Fed’s “mad experiment” in dollar debasement stokes fresh jitters
Image: indi.ca
Paul Joseph Watson
Prison Planet.com
Friday, November 5, 2010
With the world on the verge of a currency war as the Federal Reserve follows through on its dollar-killing quantitative easing program, rumors are once again swirling of a “bank holiday,” during which US citizens will be prevented from withdrawing money or at least limited in the amount of the withdrawal they can make.
The bank holiday is rumored to be set for next week, with Thursday November 11 pinpointed as the likeliest date.
According to radio host Steve Quayle, a pastor was told by one of the managers of a prominent east coast bank that banks would close for an undetermined amount of time, and that when they reopened, “all withdrawals by checks would be limited to $500 per week – no matter what the balance in the account is.”
Limiting the amount of money customers can withdraw or blocking the facility altogether reminds us of a Citigroup advisory that was sent to customers at the start of the year which stated that the bank reserved “the right to require (7) days advance notice before permitting a withdrawal from all checking accounts.” The story stoked fears that financial institutions were preparing for bank runs.
On his website, Quayle asks, “When in U.S. History has a sitting President taken off on an overseas trip for an extended period of time, with 65 airplanes, 34 warships reportedly 3,000 people including his friends and cohorts, at the pinnacle of an economic and political upheaval?”
Fears of a bank holiday first arose in June of last year, when it was rumored that banks would close their doors in early September. Concern was fueled by reports that US embassies in foreign countries were purchasing large quantities of local currency.
With Brazil and other countries now threatening to take drastic currency measures to protect themselves against a dollar crisis, a similar financial environment is stoking identical fears.
Bank holidays are not without precedent in the United States. On March 5 1933, newly elected Franklin Roosevelt declared a “bank holiday” that lasted four days, during which he rammed through the Emergency Banking Act which granted FDR near dictatorial control over the dealings of banks. The Act also forced every citizen and business in the country to relinquish their gold in exchange for paper currency.
The 1933 bank holiday served as a face-saving mechanism for many financial institutions – thousands of them never reopened after the closure period had ended.
While we expect it to be business as usual next week and the rumors to subside as they did last year, the mere fact that this fear keeps cropping up shows how jittery the economic landscape is right now.
Indeed, the debate is no longer about whether the US financial system and the dollar will come crashing down or not, but if that inevitable process will be characterized as a sudden collapse or death by a thousand cuts.

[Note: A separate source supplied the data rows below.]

def _linear1(x, w, b, y):
    if K.rowdot_ok(x, w):
        K.rowdot_fwd(x, w, b, y)
# ... 155 lines not shown
                        K.gemm(dg[t], whh[d], dpass, beta=1.0)
        dx2 = torch.empty(T * B, Fx, device=dev)
        outs = []
        dstatic = torch.zeros_like(st) if need_ds else None
        if dgsums is None:
            dgsums = [None] * ndir
        for d in range(ndir):
            w_ih = w[4 * d]
            wx = w_ih[:, :Fx] if st is not None else w_ih
            dg2 = dgs[d].view(T * B, 4 * H)
            K.gemm(dg2, wx, dx2, beta=0.0 if d == 0 else 1.0)
            dgsum = dgsums[d]
            if want_sum:
                if not have_sum:
                    K.col_sum(dgs[d].view(T, B * 4 * H), dgsum.view(-1), accumulate=False, defer=False)
                if need_ds:
                    K.gemm(dgsum, w_ih[:, Fx:], dstatic, beta=1.0)
        if not wg:
            outs = [None] * (4 * ndir)
        tgs = [[grad_target(p_) for p_ in ctx.params[4 * d:4 * d + 4]] for d in range(ndir)] if wg else []
        direct_all = wg and all(t_ is not None for tg in tgs for t_ in tg)
        import contextlib
        with (K.deferred_reduces() if direct_all else contextlib.nullcontext()):
            for d in range(ndir if wg else 0):
                w_ih, w_hh = w[4 * d], w[4 * d + 1]
                dg2 = dgs[d].view(T * B, 4 * H)
                dgsum = dgsums[d]
                tg = tgs[d]
                direct = all(t_ is not None for t_ in tg)
                if direct:
                    dw_ih, dw_hh = tg[0], tg[1]
                else:
                    dw_ih = torch.zeros_like(w_ih)
                    dw_hh = torch.zeros_like(w_hh)
                K.gemm(dg2, x2, dw_ih[:, :Fx] if st is not None else dw_ih, ta=True, beta=1.0, defer=direct_all)
                if st is not None:
                    K.gemm(dgsum, st, dw_ih[:, Fx:], ta=True, beta=1.0, defer=direct_all)
                if T > 1:
                    if d == 0:
                        K.gemm(dgs[d][1:].view((T - 1) * B, 4 * H), y[:-1].view((T - 1) * B, ndir * H)[:, :H],
                               dw_hh, ta=True, beta=1.0, defer=direct_all)
                    else:
                        K.gemm(dgs[d][:-1].view((T - 1) * B, 4 * H),
                               y[1:].view((T - 1) * B, ndir * H)[:, H:2 * H], dw_hh, ta=True, beta=1.0, defer=direct_all)
                src, rows = (dgsum, B) if dgsum is not None else (dg2, T * B)
                if direct:
                    K.col_sum(src.view(rows, 4 * H), tg[2])
                    K.col_sum(src.view(rows, 4 * H), tg[3])
                    outs += [None, None, None, None]
                    continue
                db = torch.zeros(4 * H, device=dev)
                K.col_sum(src.view(rows, 4 * H), db)
                outs += [dw_ih, dw_hh, db, db.clone()]
        dx = dx2.view(T, B, Fx) if ctx.needs_input_grad[0] else None
        return (dx, None, None, dstatic) + tuple(outs)


def _lstm_backward16(ctx, dy, x2, y, lengths, st, gates_all, c_all, w):
    T, B, Fx, H = ctx.shape
    ndir = ctx.ndir
    dev = x2.device
    H4 = 4 * H
    whh = [w[4 * d + 1].contiguous() for d in range(ndir)]
    dgs = [torch.empty(T, B, H4, device=dev) for _ in range(ndir)]
    dg16 = torch.empty(T, B, ndir * H4, device=dev, dtype=torch.bfloat16)
    wg = any(ctx.needs_input_grad[4:])
    need_ds = st is not None and ctx.needs_input_grad[3]
    want_sum = st is not None and (wg or need_ds)
    dgsums = [torch.empty(B, H4, device=dev) for _ in range(ndir)] if want_sum else None
    have_sum = K.lstm_seq_bwd(gates_all, whh, c_all, dy, dgs, None, None, lengths, dgsum=dgsums,
                              dg16=[dg16[:, :, d * H4:(d + 1) * H4] for d in range(ndir)])
    assert have_sum or not want_sum
    dg2 = dg16.view(T * B, ndir * H4)
    dx2 = None
    if ctx.needs_input_grad[0]:
        dx2 = torch.empty(T * B, Fx, device=dev, dtype=torch.bfloat16)
        _gh(dg2, _wih16(w, ndir, Fx), C16=dx2)
    dstatic = torch.zeros_like(st) if need_ds else None
    for d in range(ndir if need_ds else 0):
        K.gemm(dgsums[d], w[4 * d][:, Fx:], dstatic, beta=1.0)
    outs = []
    if not wg:
        outs = [None] * (4 * ndir)
    tgs = [[grad_target(p_) for p_ in ctx.params[4 * d:4 * d + 4]] for d in range(ndir)] if wg else []
    direct_all = wg and all(t_ is not None for tg in tgs for t_ in tg)
    import contextlib
    with (K.deferred_reduces() if direct_all else contextlib.nullcontext()):
        for d in range(ndir if wg else 0):
            w_ih, w_hh = w[4 * d], w[4 * d + 1]
            tg = tgs[d]
            direct = all(t_ is not None for t_ in tg)
            dw_ih, dw_hh = (tg[0], tg[1]) if direct else (torch.zeros_like(w_ih), torch.zeros_like(w_hh))
            dgd = dg2[:, d * H4:(d + 1) * H4]
            _gh(dgd, x2, C=dw_ih[:, :Fx] if st is not None else dw_ih, ta=True, beta=1.0, defer=direct_all)
            if st is not None:
                K.gemm(dgsums[d], st, dw_ih[:, Fx:], ta=True, beta=1.0, defer=direct_all)
            if T > 1:
                y2 = y.view(T * B, ndir * H)
                if d == 0:
                    _gh(dgd[B:], y2[:(T - 1) * B, :H], C=dw_hh, ta=True, beta=1.0, defer=direct_all)
                else:
                    _gh(dgd[:(T - 1) * B], y2[B:, H:2 * H], C=dw_hh, ta=True, beta=1.0, defer=direct_all)
            src, rows = (dgsums[d], B) if want_sum else (dgs[d].view(T * B, H4), T * B)
            if direct:
                K.col_sum(src.view(rows, H4), tg[2])
                K.col_sum(src.view(rows, H4), tg[3])
                outs += [None, None, None, None]
                continue
            db = torch.zeros(H4, device=dev)
            K.col_sum(src.view(rows, H4), db)
            outs += [dw_ih, dw_hh, db, db.clone()]
    dx = dx2.view(T, B, Fx) if dx2 is not None else None
    return (dx, None, None, dstatic) + tuple(outs)
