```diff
+        tc::wgmma_fence();
+        int prev = -1;
+        for (int kk = 0; kk < n_rs; ++kk) {
+          const uint64_t a_cur = act_desc + 2 * kk * (LBO_ACT >> 4);
+          step(a_cur, a_cur + ACT_LO16, kk == 0, prev);
+        }
+        tc::wgmma_wait<0>();
+        tc::fence_regs(d);
+        if (leader && prev >= 0) mbar_arrive(&b_empty[prev]);
+        if (w.rs_n - 128 * r >= 128) tc_wn_rs_epilogue<128>(w, d, three, b, t0, 128 * r, lim, row_a);
+        else tc_wn_rs_epilogue<64>(w, d, three, b, t0, 128 * r, lim, row_a);
+      }
+    }
+  }
+#undef TCWN_FOR_TILES
+}
+
 template <int C>
 __global__ void __launch_bounds__(256) conv_post_cl_kernel(const float* __restrict__ x, long long x_bs,
                                                            const float* __restrict__ w, float* __restrict__ y,
diff --git a/openvoice_b200/csrc/ovc_tcpack.h b/openvoice_b200/csrc/ovc_tcpack.h
--- a/openvoice_b200/csrc/ovc_tcpack.h
+++ b/openvoice_b200/csrc/ovc_tcpack.h
@@ -79,6 +79,12 @@
          T2.DIL == 1 && (T1.K - 1) / 2 * T1.DIL <= TCN_HMAX && 128 + 2 * ((T2.K - 1) / 2) <= TCN_ROWS2;
 }
 
+inline bool tc_wn_fuses(const TcGeom& in, const TcGeom& rs, int passes) {
+  return (passes == 3 || passes == 1) && in.Cin == 192 && in.Ntot == 384 && in.K == 5 && in.DIL == 1 && in.TN == 128 &&
+         rs.Cin == 192 && rs.K == 1 && (rs.Ntot == 384 || rs.Ntot == 192) && rs.TN != 0;
+}
+inline int tc_wn_rs_rows_packed(int rs_n) { return (rs_n + 127) / 128 * 128; }
+
 struct TcGrid {
   int n_tt = 0, total = 0, grid_x = 0, ncol = 0;
 };
@@ -89,6 +95,14 @@
   g.ncol = Ntot / TN;
   const int per_col = std::max(1, sm_count / g.ncol / std::max(1, grid_div));
   g.grid_x = std::min(g.total, per_col);
+  return g;
+}
+inline TcGrid tc_wn_grid(int t_len, int B, int sm_count) {
+  TcGrid g;
+  g.n_tt = (t_len + 127) / 128;
+  g.total = g.n_tt * B;
+  g.ncol = 1;
+  g.grid_x = std::min(g.total, sm_count);
   return g;
 }
 inline TcGrid tc_pair_grid(int t_len, int B, int K, int sm_count, int occ = 1) {
```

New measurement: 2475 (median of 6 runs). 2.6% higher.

The latter seems to be more likely, with a few lurches and leaps along the way, the first of which was Ben Bernanke’s announcement on Tuesday that the Fed will buy $600 billion of U.S. government bonds over the next eight months.
The blame for this turmoil can be laid firmly at the feet of Bernanke, acting at the behest of the Fed’s owners, who having promised in June last year that they would not monetize the debt of the U.S. government. have now embarked upon a “mad experiment” that will precipitate “the collapse of the US dollar paper standard,” as CLSA’s Chris Wood describes it.
As the Honorable Louis McFadden, Chairman of the House Banking and Currency Committee, warned in 1933, the Fed does not care that it is killing the dollar because its role is to represent the interests of its international owners and its Wall Street cronies, not the American people.
“Some people think that the Federal Reserve Banks are United States Government institutions. They are private monopolies which prey upon the people of these United States for the benefit of themselves and their foreign customers; foreign and domestic speculators and swindlers; and rich and predatory money lenders,” said McFadden.
So while the happy clappers on Wall Street are drunkenly celebrating the fact that their artificially inflated stock market is surging solely as a result of the value of the dollar being eviscerated, Main Street is hunkering down for a long winter, beset by worries about hyperinflation, rising food prices and gas price hikes, as oil follows gold’s meteoric rise, again solely as a result of the Fed’s decision to debase the greenback.
Financial upheaval has been matched by political upheaval, and we can only hope that Congressman Ron Paul and his son, Senator in waiting Rand Paul, can build momentum to finally cut out the cancer that is destroying America – by ending the Fed for good.